# Exercise
The result should be every line in the data below that carries the string "uses".

# Input for this task
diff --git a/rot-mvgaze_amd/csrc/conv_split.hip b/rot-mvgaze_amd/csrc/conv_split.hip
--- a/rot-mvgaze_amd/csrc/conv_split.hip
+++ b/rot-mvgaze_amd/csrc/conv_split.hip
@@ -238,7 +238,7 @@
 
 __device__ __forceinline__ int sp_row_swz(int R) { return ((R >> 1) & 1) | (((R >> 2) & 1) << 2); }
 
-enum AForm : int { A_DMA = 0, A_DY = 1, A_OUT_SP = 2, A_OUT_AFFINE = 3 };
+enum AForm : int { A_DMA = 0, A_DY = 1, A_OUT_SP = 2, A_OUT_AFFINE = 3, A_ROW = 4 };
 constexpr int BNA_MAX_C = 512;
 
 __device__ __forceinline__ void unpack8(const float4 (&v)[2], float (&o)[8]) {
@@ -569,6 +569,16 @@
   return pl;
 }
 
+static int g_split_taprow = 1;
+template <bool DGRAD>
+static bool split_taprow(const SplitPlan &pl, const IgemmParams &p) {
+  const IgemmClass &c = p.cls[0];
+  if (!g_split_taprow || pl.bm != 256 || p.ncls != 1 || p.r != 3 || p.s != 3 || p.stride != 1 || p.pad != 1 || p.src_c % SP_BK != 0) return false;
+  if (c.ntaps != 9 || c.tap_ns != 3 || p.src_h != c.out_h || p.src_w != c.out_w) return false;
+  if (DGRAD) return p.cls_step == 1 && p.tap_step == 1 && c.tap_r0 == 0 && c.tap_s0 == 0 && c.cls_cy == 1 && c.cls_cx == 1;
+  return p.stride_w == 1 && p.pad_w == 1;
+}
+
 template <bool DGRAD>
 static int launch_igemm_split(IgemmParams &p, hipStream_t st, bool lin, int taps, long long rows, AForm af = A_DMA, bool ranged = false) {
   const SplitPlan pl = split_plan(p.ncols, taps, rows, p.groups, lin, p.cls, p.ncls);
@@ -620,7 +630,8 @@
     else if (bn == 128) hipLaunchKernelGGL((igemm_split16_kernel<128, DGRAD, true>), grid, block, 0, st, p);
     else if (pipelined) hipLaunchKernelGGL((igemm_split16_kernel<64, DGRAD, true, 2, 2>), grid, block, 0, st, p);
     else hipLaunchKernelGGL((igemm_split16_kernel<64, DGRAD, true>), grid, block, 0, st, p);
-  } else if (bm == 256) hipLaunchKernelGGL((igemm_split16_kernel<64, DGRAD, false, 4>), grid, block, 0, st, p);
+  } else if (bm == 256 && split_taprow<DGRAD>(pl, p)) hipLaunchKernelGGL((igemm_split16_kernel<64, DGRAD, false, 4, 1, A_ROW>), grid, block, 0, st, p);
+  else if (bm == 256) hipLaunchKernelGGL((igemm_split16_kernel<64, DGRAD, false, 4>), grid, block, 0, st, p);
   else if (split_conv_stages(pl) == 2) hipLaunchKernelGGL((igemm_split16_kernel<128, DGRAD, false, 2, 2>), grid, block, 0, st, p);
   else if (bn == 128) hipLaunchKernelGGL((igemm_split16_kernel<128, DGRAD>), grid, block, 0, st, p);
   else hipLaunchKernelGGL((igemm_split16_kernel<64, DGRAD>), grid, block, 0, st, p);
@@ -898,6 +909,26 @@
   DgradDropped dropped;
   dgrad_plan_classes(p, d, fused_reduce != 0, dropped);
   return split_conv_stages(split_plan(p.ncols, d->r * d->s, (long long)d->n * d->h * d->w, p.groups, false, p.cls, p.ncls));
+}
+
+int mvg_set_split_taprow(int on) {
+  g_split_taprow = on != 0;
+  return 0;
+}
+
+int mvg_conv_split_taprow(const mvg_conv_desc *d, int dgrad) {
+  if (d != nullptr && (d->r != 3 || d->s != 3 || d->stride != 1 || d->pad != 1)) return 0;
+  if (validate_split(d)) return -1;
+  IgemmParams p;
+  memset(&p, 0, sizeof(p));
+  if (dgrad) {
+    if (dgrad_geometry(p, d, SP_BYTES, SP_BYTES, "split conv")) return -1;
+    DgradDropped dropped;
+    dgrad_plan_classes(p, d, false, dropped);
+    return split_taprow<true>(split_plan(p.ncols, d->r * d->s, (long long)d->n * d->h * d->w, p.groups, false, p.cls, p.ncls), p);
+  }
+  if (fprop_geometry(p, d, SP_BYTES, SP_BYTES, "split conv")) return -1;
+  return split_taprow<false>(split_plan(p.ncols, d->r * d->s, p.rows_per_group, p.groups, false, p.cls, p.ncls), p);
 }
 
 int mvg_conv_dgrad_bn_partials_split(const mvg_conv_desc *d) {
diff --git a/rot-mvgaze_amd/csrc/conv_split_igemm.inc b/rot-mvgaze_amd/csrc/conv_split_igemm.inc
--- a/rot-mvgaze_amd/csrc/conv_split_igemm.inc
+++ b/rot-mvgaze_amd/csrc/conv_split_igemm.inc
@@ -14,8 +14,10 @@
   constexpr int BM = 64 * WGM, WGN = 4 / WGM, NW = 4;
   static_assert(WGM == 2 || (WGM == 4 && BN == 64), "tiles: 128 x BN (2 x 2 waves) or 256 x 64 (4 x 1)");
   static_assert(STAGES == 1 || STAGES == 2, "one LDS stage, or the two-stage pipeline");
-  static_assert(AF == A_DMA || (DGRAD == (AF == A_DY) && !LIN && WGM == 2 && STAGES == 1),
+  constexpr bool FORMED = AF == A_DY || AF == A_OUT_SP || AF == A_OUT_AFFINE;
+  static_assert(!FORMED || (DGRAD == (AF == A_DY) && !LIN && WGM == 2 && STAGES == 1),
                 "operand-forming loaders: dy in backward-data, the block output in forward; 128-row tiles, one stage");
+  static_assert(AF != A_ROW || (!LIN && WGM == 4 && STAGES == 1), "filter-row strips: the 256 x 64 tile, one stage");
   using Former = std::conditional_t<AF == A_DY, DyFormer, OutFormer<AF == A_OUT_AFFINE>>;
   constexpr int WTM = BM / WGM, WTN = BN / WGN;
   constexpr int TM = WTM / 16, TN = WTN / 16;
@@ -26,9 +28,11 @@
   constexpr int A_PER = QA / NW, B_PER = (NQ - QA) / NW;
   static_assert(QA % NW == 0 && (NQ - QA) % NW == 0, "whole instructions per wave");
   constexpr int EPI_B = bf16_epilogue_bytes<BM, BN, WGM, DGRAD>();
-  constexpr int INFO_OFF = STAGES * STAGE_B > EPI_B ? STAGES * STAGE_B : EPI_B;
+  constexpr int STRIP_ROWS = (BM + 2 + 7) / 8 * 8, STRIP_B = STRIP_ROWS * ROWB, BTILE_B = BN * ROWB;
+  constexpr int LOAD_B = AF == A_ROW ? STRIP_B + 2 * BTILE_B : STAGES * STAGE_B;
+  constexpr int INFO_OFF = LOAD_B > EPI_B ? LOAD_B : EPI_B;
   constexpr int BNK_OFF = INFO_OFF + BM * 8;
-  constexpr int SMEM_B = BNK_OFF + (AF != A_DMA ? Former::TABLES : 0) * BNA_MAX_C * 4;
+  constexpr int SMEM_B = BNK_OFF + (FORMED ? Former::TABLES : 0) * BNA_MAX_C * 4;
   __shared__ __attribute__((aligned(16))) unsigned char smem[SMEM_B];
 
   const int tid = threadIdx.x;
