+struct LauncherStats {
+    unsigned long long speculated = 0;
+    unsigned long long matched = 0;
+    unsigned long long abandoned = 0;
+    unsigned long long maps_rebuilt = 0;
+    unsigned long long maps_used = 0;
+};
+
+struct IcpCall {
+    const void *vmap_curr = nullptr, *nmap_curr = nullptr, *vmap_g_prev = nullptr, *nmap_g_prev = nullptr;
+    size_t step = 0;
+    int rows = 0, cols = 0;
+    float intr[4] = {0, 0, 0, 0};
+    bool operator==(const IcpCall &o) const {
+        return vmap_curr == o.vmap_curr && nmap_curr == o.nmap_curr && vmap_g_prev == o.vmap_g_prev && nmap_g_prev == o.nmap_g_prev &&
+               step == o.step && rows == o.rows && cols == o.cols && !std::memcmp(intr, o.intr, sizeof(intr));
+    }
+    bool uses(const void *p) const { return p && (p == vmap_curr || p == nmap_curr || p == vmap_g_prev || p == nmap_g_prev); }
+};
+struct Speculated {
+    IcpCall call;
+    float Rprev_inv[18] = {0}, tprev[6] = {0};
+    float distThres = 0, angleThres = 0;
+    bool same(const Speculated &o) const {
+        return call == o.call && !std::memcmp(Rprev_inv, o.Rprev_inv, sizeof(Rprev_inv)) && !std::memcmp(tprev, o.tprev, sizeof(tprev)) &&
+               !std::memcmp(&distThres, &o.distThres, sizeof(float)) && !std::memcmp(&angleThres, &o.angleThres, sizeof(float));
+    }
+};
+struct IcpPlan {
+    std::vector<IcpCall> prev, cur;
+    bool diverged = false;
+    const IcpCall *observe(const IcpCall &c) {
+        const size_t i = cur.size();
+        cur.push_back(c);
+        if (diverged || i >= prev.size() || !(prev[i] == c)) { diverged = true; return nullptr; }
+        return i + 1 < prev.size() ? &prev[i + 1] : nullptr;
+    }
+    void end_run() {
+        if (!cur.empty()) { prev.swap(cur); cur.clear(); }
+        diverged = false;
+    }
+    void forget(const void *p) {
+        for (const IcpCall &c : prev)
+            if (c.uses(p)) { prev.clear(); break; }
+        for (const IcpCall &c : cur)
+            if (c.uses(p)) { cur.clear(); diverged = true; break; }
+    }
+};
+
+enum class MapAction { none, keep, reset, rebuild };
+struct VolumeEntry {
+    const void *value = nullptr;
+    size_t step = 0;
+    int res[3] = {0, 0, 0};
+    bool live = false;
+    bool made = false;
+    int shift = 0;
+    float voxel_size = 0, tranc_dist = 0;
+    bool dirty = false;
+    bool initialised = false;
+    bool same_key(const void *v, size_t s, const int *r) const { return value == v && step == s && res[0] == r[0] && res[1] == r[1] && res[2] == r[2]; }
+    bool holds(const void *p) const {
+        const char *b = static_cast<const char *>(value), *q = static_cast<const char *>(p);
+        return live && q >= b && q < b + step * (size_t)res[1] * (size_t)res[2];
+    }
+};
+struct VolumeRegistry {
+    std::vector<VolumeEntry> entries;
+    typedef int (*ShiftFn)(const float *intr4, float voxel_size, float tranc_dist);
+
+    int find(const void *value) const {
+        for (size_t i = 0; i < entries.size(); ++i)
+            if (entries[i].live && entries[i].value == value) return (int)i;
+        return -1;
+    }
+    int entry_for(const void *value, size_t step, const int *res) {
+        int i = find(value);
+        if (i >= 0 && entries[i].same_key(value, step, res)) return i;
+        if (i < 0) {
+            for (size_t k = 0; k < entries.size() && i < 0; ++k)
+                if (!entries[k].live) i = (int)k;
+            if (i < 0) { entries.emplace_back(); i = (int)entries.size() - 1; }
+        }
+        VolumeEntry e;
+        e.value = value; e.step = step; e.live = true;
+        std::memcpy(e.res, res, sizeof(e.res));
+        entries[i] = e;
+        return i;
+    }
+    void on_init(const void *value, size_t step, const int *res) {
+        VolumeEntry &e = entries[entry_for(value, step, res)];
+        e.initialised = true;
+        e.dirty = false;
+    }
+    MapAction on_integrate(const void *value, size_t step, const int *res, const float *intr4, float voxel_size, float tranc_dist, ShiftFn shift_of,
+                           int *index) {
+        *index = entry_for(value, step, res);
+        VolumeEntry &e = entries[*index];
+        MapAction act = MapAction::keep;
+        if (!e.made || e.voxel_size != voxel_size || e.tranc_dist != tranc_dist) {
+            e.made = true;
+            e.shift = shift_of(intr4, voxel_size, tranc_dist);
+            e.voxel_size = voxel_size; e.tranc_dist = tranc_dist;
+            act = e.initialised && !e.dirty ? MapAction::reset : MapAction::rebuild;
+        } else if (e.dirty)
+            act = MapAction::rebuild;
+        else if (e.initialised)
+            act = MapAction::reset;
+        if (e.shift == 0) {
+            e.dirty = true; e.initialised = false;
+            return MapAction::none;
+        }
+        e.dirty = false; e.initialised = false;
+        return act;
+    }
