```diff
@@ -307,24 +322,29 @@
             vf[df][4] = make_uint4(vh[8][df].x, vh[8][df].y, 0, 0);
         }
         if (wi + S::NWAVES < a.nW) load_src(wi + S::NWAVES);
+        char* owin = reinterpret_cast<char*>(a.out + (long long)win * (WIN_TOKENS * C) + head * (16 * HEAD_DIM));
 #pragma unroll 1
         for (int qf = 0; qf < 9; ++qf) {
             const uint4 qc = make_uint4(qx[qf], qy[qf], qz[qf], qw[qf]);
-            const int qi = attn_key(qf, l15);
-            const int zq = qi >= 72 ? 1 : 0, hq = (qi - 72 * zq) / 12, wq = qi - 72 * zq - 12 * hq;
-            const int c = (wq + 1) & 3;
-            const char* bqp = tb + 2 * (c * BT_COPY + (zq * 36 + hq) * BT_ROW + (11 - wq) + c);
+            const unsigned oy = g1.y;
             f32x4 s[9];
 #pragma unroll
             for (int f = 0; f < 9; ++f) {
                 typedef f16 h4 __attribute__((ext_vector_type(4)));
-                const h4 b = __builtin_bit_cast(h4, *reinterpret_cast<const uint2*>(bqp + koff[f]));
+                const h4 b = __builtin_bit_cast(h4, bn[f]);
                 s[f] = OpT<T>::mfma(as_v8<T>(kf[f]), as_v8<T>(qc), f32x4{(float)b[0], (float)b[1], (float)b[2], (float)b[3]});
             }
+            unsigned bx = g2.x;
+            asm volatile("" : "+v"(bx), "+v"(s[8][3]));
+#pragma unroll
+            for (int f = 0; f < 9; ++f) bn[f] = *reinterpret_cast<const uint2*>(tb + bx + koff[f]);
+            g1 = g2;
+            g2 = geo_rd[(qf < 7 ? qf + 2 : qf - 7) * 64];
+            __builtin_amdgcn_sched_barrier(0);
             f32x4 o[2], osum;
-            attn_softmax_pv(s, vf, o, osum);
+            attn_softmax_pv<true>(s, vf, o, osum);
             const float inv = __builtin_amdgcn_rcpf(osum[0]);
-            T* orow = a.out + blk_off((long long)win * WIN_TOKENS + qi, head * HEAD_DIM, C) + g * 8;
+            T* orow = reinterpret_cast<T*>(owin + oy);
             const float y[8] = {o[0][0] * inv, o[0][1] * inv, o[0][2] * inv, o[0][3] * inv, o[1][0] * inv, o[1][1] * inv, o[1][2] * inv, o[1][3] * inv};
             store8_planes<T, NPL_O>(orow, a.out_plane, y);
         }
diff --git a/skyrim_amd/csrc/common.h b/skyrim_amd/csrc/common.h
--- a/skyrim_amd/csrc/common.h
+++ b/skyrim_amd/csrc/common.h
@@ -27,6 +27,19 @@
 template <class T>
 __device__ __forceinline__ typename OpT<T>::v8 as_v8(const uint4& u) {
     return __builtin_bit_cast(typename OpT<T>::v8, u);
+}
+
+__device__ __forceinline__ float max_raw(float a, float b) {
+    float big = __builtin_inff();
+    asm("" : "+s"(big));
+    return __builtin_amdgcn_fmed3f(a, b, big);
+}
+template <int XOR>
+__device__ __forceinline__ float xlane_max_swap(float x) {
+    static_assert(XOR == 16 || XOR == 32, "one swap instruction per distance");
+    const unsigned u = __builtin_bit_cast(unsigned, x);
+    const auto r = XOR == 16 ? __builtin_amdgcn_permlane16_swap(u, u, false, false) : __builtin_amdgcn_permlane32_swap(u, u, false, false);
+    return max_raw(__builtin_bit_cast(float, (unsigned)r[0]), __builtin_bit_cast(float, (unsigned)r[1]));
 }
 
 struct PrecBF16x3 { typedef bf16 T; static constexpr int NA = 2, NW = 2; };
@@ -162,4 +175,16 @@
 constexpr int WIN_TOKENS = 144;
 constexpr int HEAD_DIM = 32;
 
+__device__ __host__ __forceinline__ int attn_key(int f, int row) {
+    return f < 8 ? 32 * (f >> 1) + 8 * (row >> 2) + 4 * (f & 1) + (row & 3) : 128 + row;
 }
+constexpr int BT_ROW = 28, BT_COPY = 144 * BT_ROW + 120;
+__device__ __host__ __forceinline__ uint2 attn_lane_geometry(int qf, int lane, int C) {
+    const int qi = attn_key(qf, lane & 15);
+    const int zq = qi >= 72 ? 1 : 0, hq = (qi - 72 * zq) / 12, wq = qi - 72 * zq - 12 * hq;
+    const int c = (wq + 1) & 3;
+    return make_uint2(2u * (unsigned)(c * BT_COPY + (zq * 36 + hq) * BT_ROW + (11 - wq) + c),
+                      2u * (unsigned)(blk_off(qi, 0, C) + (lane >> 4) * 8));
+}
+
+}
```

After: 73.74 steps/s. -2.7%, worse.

# Answer to this problem
+    bool uses(const void *p) const { return p && (p == vmap_curr || p == nmap_curr || p == vmap_g_prev || p == nmap_g_prev); }
+            if (c.uses(p)) { prev.clear(); break; }
+            if (c.uses(p)) { cur.clear(); diverged = true; break; }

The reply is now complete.